In general, people feel overwhelmed by the coming of the holiday season from Thanksgiving through Christmas. Our big hurdle this year, however, was Halloween. We’d been thinking for a while that we ought to pay back the neighborhood for past Fourth of July parties and whatnot, so we chose Halloween as our venue. Until this year, there was a house in our extended neighborhood that was transformed into a full-scale haunted house that held tours and charged admission, requiring weeks of frenzied construction. In the future we’d like to be able to put together some sort of haunted porch thing, but we were not ready this year. So, we hosted a basic Halloween party for some of the neighborhood kids and their parents. This still required, however, food for both adults and children, decorations, and activities. George’s favorite part was his dry ice cauldron (have you ever examined the warnings on a package of dry ice?) in which the kids “made their dinner” using unidentified creepy ingredients. I painted faces (small Halloween figures on their cheeks), they played Halloween bingo, and George read them a Dr. Seuss story called “What Was I Scared Of?”
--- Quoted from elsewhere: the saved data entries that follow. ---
int step_g(Engine& e, const float* x_real, int label, int B, const CvgNoise* nz, const StepRng& rng, int flags,
           float* loss_out, cudaStream_t st) {
  if (flags & CVG_STEP_PRIOR_ONLY) return step_g_prior(e, label, B, nz, rng, flags, loss_out, st);
  if (flags & CVG_STEP_CVAE) return step_g_cvae(e, x_real, label, B, nz, rng, flags, loss_out, st);
  CVG_TRY(check_step(e, B));
  ProgramScope prog(e);
  CVG_TRY(begin_step(e, rng, true, st));
  const Workspace& w = e.ws;
  const size_t ld = w.ld;
  const bool local_bn = flags & CVG_STEP_LOCAL_BN;
  const float Bg = (float)B * (float)e.world;
  const float Bg_bn = local_bn ? (float)B : Bg;
  const int E = CVG_NET_ENCODER, G = CVG_NET_GENERATOR;
  if (rng.set) CVG_PAR(e);
  CVG_TRY(emit_zero(e, w.acc, w.acc_bytes, st));
  CVG_TRY(prep_net(e, E, true, true, false));
  CVG_TRY(prep_net(e, G, true, true, true));
  CVG_TRY(prep_net(e, CVG_NET_DISCRIMINATOR, true, true, true));
  CVG_TRY(prep_net(e, CVG_NET_CLASSIFIER, true, rng.lambda_nonzero, true));
  FillArgs f;
  fill_args(e, f, rng, B);
  add_job(f, e.mk.recording ? w.z_eps : w.z, nz ? nz->eps : nullptr, 0, e.Z, 1, RS_EPS);
  add_job(f, w.z + (size_t)e.Z * ld, nz ? nz->z : nullptr, 0, e.Z, 1, RS_Z);
  add_job(f, w.d_m1, nz ? nz->d_mask1 : nullptr, 1, e.dh[0], 1, RS_DMASK1);
  add_job(f, w.d_m2, nz ? nz->d_mask2 : nullptr, 1, e.dh[1], 1, RS_DMASK2);
  add_job(f, w.c_m1, nz ? nz->c_mask1 : nullptr, 1, e.ch[0], 1, RS_CMASK1);
  add_job(f, w.c_m2, nz ? nz->c_mask2 : nullptr, 1, e.ch[1], 1, RS_CMASK2);
  CVG_PAR(e);
  CVG_TRY(launch_fill(e, f, st));
  const float* x_fake = w.g_out + (size_t)e.F * ld;
  CeArgs c;
  c.M = B; c.ld = w.ld; c.K = e.K; c.npass = 1; c.label = label;
  c.logits = w.c_logit; c.sl = (long long)e.K * ld;
  c.dlogits = w.c_dlogit; c.sd = (long long)e.K * ld;
  c.coef = 1.0f / Bg;
  c.ctl = w.ctl;
  c.loss = w.loss + L_CE0;
  const float seedv[2] = {-e.cfg.lambda_adv / Bg, 0.f};
  const bool three = !e.mk.recording && e.ms.on && (e.world <= 1 || local_bn || fold_stats(e, local_bn));
  join_sides(e, st);
  if (three) {
    const cudaStream_t sA = fork_to(e, 0, st), sB = fork_to(e, 1, st);
    CVG_TRY(launch_sn(e, 1, true, sA));
    CVG_TRY(stage_x(e, x_real, B, sB));
    wait_for(e, st, sB);
    GenSplit prior;
    prior.only_pass = 1; prior.channel = 1; prior.rec = e.ms.layer;
    CVG_TRY(fwd_generator(e, 2, true, false, label, B, Bg_bn, local_bn, sB, nullptr, &prior));
    wait_for(e, sB, sA);
    if (rng.lambda_nonzero) {
      wait_for(e, sA, sB);
      CVG_TRY(fwd_classifier(e, x_fake, 0, 1, true, B, sA));
      CVG_TRY(emit_ce(e, c, B, 1, sA));
    }
    CVG_TRY(fwd_critic(e, x_fake, 0, 1, label, B, w.loss + L_DFAKE, sB));
    CVG_TRY(bwd_critic(e, x_fake, 0, 1, label, B, seedv, false, true, sB));
    if (rng.lambda_nonzero) CVG_TRY(bwd_classifier(e, x_fake, 0, 1, B, false, true, true, sA, sB));
    CVG_TRY(fwd_encoder(e, true, label, B, Bg_bn, local_bn, st));
    GenSplit enc;
    enc.only_pass = 0; enc.channel = 0; enc.wait = e.ms.layer;
    CVG_TRY(fwd_generator(e, 2, true, true, label, B, Bg_bn, local_bn, st, nullptr, &enc));
    join_sides(e, st);
  } else {
  CVG_PAR(e);
  CVG_TRY(stage_x(e, x_real, B, fork_to(e, 1, st)));

  CVG_PAR(e);
  CVG_TRY(launch_sn(e, 1, true, fork_to(e, 0, st)));
  join_sides(e, st, 1);
  CVG_TRY(fwd_encoder(e, true, label, B, Bg_bn, local_bn, st));
  if (e.mk.recording) {
    mk::ReparamArgs ra;
    ra.mu = w.e_ml; ra.lv = w.e_ml + (size_t)e.Z * ld; ra.eps = w.z_eps; ra.out = w.z; ra.M = B; ra.ld = w.ld; ra.Z = e.Z;
    CVG_TRY(mk_push(e, mk::K_REPARAM, &ra, sizeof(ra), (int)(((long long)e.Z * ld + mk::THREADS - 1) / mk::THREADS)));
  }
  CVG_TRY(fwd_generator(e, 2, true, true, label, B, Bg_bn, local_bn, st));
  join_sides(e, st);
  const cudaStream_t sc = rng.lambda_nonzero ? fork_to(e, 1, st) : st;
  CVG_TRY(fwd_critic(e, x_fake, 0, 1, label, B, w.loss + L_DFAKE, st));
  CVG_TRY(fwd_classifier(e, x_fake, 0, 1, true, B, sc));
  CVG_TRY(emit_ce(e, c, B, 1, sc));
  CVG_TRY(bwd_critic(e, x_fake, 0, 1, label, B, seedv, false, true, st));
  if (rng.lambda_nonzero) CVG_TRY(bwd_classifier(e, x_fake, 0, 1, B, false, true, true, sc, st));
  join_sides(e, st);
  }

  SeedArgs s;
  s.M = B; s.ld = w.ld; s.F = e.F;
  s.out = w.g_out; s.sout = (long long)e.F * ld;
  s.x = w.xT; s.dx = w.dx;
  s.dpre = w.g_dout; s.sdpre = (long long)e.F * ld;
  s.coef_recon = e.cfg.lambda_recon / (Bg * (float)e.F);
  s.recon_acc = w.loss + L_RECON;
  if (e.mk.recording) {
    CVG_TRY(mk_push(e, mk::K_SEED, &s, sizeof(s), 2 * (int)(((long long)e.F * ld + mk::THREADS - 1) / mk::THREADS)));
  } else {
    g_seed_kernel<<<dim3((unsigned)((e.F * ld + 255) / 256), 2), 256, 0, st>>>(s);
    CVG_LAUNCH_CHECK();
  }

  const LinearP& g0 = lin(e, G, 0);
  BnNetBwd gb;
  gb.net = G; gb.npass = 2;
  gb.h = w.g_h; gb.dy = w.g_dy;
  gb.top_dy = w.g_dout; gb.s_top = (long long)e.F * ld;
  gb.first_in.kind = e.mk.recording ? OP_PLAIN : OP_REPARAM; gb.first_in.rows = e.Z;
  gb.first_in.p = w.z; gb.first_in.sp = (long long)e.Z * ld;
  gb.first_in.mu = w.e_ml; gb.first_in.lv = w.e_ml + (size_t)e.Z * ld; gb.first_in.eps = w.z;
  gb.first_in.reparam_pass = 0;
  gb.first_K = e.Z;
  gb.label_col = label_col_index(e, e.Z, label);
  gb.want_first_dx = true;
  (void)g0;
  CVG_TRY(bwd_bn_net(e, gb, B, Bg_bn, e.cfg.lambda_kl / Bg, local_bn, st));

  BnNetBwd eb;
  eb.net = E; eb.npass = 1;
  eb.h = w.e_h; eb.dy = w.e_dy;
  eb.top_dy = w.e_dml; eb.s_top = 0;
  eb.first_in.kind = OP_PLAIN; eb.first_in.rows = e.F; eb.first_in.p = w.xT;
  eb.first_K = e.F;
  eb.label_col = label_col_index(e, e.F, label);
  eb.want_first_dx = false;
  CVG_TRY(bwd_bn_net(e, eb, B, Bg_bn, 0.f, local_bn, st));

  CVG_TRY(finish_step(e, (1 << E) | (1 << G), 2, B, flags, loss_out, st));
  return prog.finish(st);
}

static int hoist_generator(Engine& e, int nh, int label, int B, int flags, cudaStream_t st) {
  const Workspace& w = e.ws;
  const bool local_bn = flags & CVG_STEP_LOCAL_BN;
  const float Bg_bn = local_bn ? (float)B : (float)B * (float)e.world;
  StepRng rng;
  rng.set = false;
  rng.off = 1;
  if (e.mk.recording) e.mk.par_next = false;
  join_sides(e, st);
  CVG_TRY(emit_zero(e, w.hfst, sizeof(double) * 3 * HOIST_MAX * 2 * STAT_C, st));
  CVG_TRY(prep_net(e, CVG_NET_GENERATOR, true, false, false));
  FillArgs f;
  fill_args(e, f, rng, B);
  add_job(f, w.hz, nullptr, 0, e.Z, nh, RS_Z);
  f.job[0].cstep = 2;
  CVG_PAR(e);
  CVG_TRY(launch_fill(e, f, st));
  GenBufs b;
  b.z = w.hz; b.out = w.hout;
  for (int l = 0; l < 3; ++l) { b.h[l] = w.hh[l]; b.fst[l] = w.hfst + (size_t)l * HOIST_MAX * 2 * STAT_C; }
  return fwd_generator(e, nh, true, false, label, B, Bg_bn, local_bn, st, &b);
}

I put out a separate buffet for the parents, and for the kids I made spooky/creepy things that were constructed from simple ingredients such as Jello, hardboiled eggs, and celery. Despite these presumably familiar items, no kids really ate anything except for Alexander and one other little boy. Why are kids so weird about food? I thought I was a picky eater as a kid but I ate plenty of these kinds of foods. If we do this in the future I’ll stick to chicken nuggets, ketchup, carrots, and milk, and leave the fun food for a cake (this year I made the Bride of Frankenstein with tall, green hair).

Muki Settles In

Muki has become fond of the outdoors as the weather has gotten cooler. Most times I can let him out without a leash and he just trots around sniffing and peeing and then eventually follows me back in. The other day, though, he decided that freedom was too tempting, and he glanced backwards at me and bolted off down the street as fast as his hairy little legs could carry him. At the same time that he’s becoming quite the outdoors guy, he’s developing an absolute terror of the stairs from the second story to the main floor. A couple times on his way down he slipped on the landing, which is hard wood, and slid into the wall. After each such incident, he refuses to come down at all unless we put him on a step further down and let him do the rest. If he thinks George or I are going to make him come down the stairs, he runs away, turns his back, and hunches over, almost as though he thinks we can’t see him that way.

Household Pest Update

With the advent of cooler weather the spider crickets (at least that’s what we thought they were called, although we’ve seen them referred to as “camel crickets” as well) have invaded the basement again. They don’t really do anything—they mostly stand still, then leap one or two feet through the air to escape if you approach them—but it’s kind of startling and icky to have one jump on you by accident. The problem is that this year they—in small numbers at least—seem to have discovered the upstairs as well. One threw Nora into hysteria with a glancing leap into her hand (after all, this is the child who’s disturbed by a small piece of fuzz in her bathtub).

Campaign Paragraph

Just one short word on the upcoming election. I wondered if anyone else had noticed how much Hillary Clinton resembles Dick Cheney—secrecy and obfuscation being her first response in times of trouble. Maybe the Clinton II White House would not be that different from the Bush II White House, when it comes down to it. And I wonder if anyone else has noticed how much Rudy Guiliani resembles the mobsters he used to chase down: running things through the use of threats, intimidation, and promotion of loyalists?